The Buzz On Business

The Buzz On Business

TOSHIBA CUTS PRICES ON HD DVD: Toshiba Corp. on Monday announced an aggressive campaign to bolster its HD DVD movie disc format against Sony-backed Blu-ray technology, cutting prices on players to as low as $149.99. The HD DVD camp suffered a serious blow Jan. 4, when Warner Bros. Entertainment said it would stop publishing movies on HD DVD in May, to focus on Blu-ray and regular DVD. That leaves only two major studios, Paramount and Universal, still supporting HD DVD, while five support Blu-ray. Toshiba on Monday slashed the suggested retail price of its cheapest player, the HD-A3, from $299.99 to $149.99. The price for the HD-A30 was also halved, from $399.99 to $199.99, while the price on the high-end HD-A35 went from $499.99 to $299.99. HD DVD players have been cheaper than Blu-ray players for a while, and sales of standalone players have been strong. But Blu-ray has benefited from Sony's cachet among video enthusiasts, as well as the ability of the PlayStation 3 game console to play Blu-ray discs.

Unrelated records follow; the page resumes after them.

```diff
diff --git a/instanceseg-without-voxelwise-labeling_amd/m3d/ops.py b/instanceseg-without-voxelwise-labeling_amd/m3d/ops.py
--- a/instanceseg-without-voxelwise-labeling_amd/m3d/ops.py
+++ b/instanceseg-without-voxelwise-labeling_amd/m3d/ops.py
@@ -1646,6 +1646,37 @@
         return out, out_max
 
 
+class PointwiseF16(object):
+
+    @staticmethod
+    def supported(weight):
+        if weight.dim() not in (2, 5) or any(int(v) != 1 for v in weight.shape[2:]):
+            return False
+        return bool(lib().m3d_conv1x1_f16x2_supported(int(weight.shape[1]), int(weight.shape[0])))
+
+    def __init__(self, weight):
+        _need_gpu(weight)
+        w = _f32c(weight)
+        assert self.supported(w)
+        self.cout, self.cin = int(w.shape[0]), int(w.shape[1])
+        nbytes = lib().m3d_conv1x1_f16x2_packed_bytes(self.cin, self.cout)
+        self.packed = torch.empty((nbytes,), dtype=torch.uint8, device=w.device)
+        check(lib().m3d_conv1x1_f16x2_pack(_ptr(w), self.cin, self.cout, _ptr(self.packed), _stream()), "conv1x1_f16x2_pack")
+
+    def split_sigmoid(self, x, split, in_max, shift=None):
+        _need_gpu(x, in_max)
+        x = _f32c(x)
+        B, Cin, D, H, W = x.shape
+        if Cin != self.cin:
+            raise ValueError("expected %d input channels, got %d" % (self.cin, Cin))
+        assert in_max.numel() == _F16x2Conv3d.SLOTS and in_max.dtype == torch.float32
+        a = torch.empty((B, split, D, H, W), dtype=torch.float32, device=x.device)
+        b = torch.empty((B, self.cout - split, D, H, W), dtype=torch.float32, device=x.device)
+        check(lib().m3d_conv1x1_f16x2_split_sigmoid(_ptr(x), _ptr(self.packed), _ptr(a), _ptr(b), B, Cin, self.cout, int(split), D, H, W,
+                                                    _ptr(shift), _ptr(in_max), _stream()), "conv1x1_f16x2_split_sigmoid")
+        return a, b
+
+
 class WinoConv3d(object):
 
     def __init__(self, weight, two_d=False, local=False):
```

CHINA iPHONE DEAL DISCONNECTED: Talks between China Mobile Ltd. and Apple Inc. over the launch of iPhone handsets in China have been called off, officials at the Chinese company said Monday. "We can only say that negotiations have ended for now. We have no other news to report," said Li Honghui, a spokeswoman for China Mobile Communications Corp., the parent of cell phone carrier China Mobile. She declined to comment further. Rainie Lei, a spokeswoman for China Mobile, earlier Monday also declined to say why the talks ended. Calls to Cupertino-based Apple were not answered Monday. Citing an unnamed official at China Mobile's data services department, Chinese Internet portal reported Monday that China Mobile and Apple could not agree on revenue-sharing terms in their preliminary discussions, according to Dow Jones Newswires.

MAGELLAN FUND REOPENING: For the first time in a decade, new investors will be able to put money into a mutual fund that helped fuel Fidelity Investments' rapid growth in the 1980s and '90s, but has recently seen many retirement-age investors withdraw their cash. The nation's largest mutual fund company said Monday it will reopen its $44.8 billion Magellan Fund to new investors effective Tuesday. Boston-based Fidelity closed Magellan to new accounts Sept. 30, 1997, after a run of market-beating returns in the 1980s by star money manager Peter Lynch and three lesser known successors in the 1990s. In recent years, Magellan's investors have crept closer to retirement, when many redeem investments to pay for needs after their working lives.

WAL-MART THINKS SMALLER: Wal-Mart Stores Inc. will open a new, smaller size of grocery store in the Phoenix area after a big British rival moved into the Southwest with more convenient smaller shops. The world's biggest retailer said it will test four new stores called Marketside, designed at half the size of its existing Neighborhood Market grocery chain, which are themselves much smaller than a Wal-Mart Supercenter. The move comes after British grocery chain Tesco PLC opened its first U.S. stores last fall in the Los Angeles area. A Wal-Mart spokesman said the retailer always is testing new ideas and declined to say if the new Marketside stores would expand to more locations.


Figuratively Speaking

76: Percentage of people who achieve half or fewer of their resolutions, according to a poll conducted by DecideBetter.

86: Percentage of respondents who make at least some of the same resolutions every year.

50: Percentage of the respondents who stated that they expect to achieve all of their resolutions this year.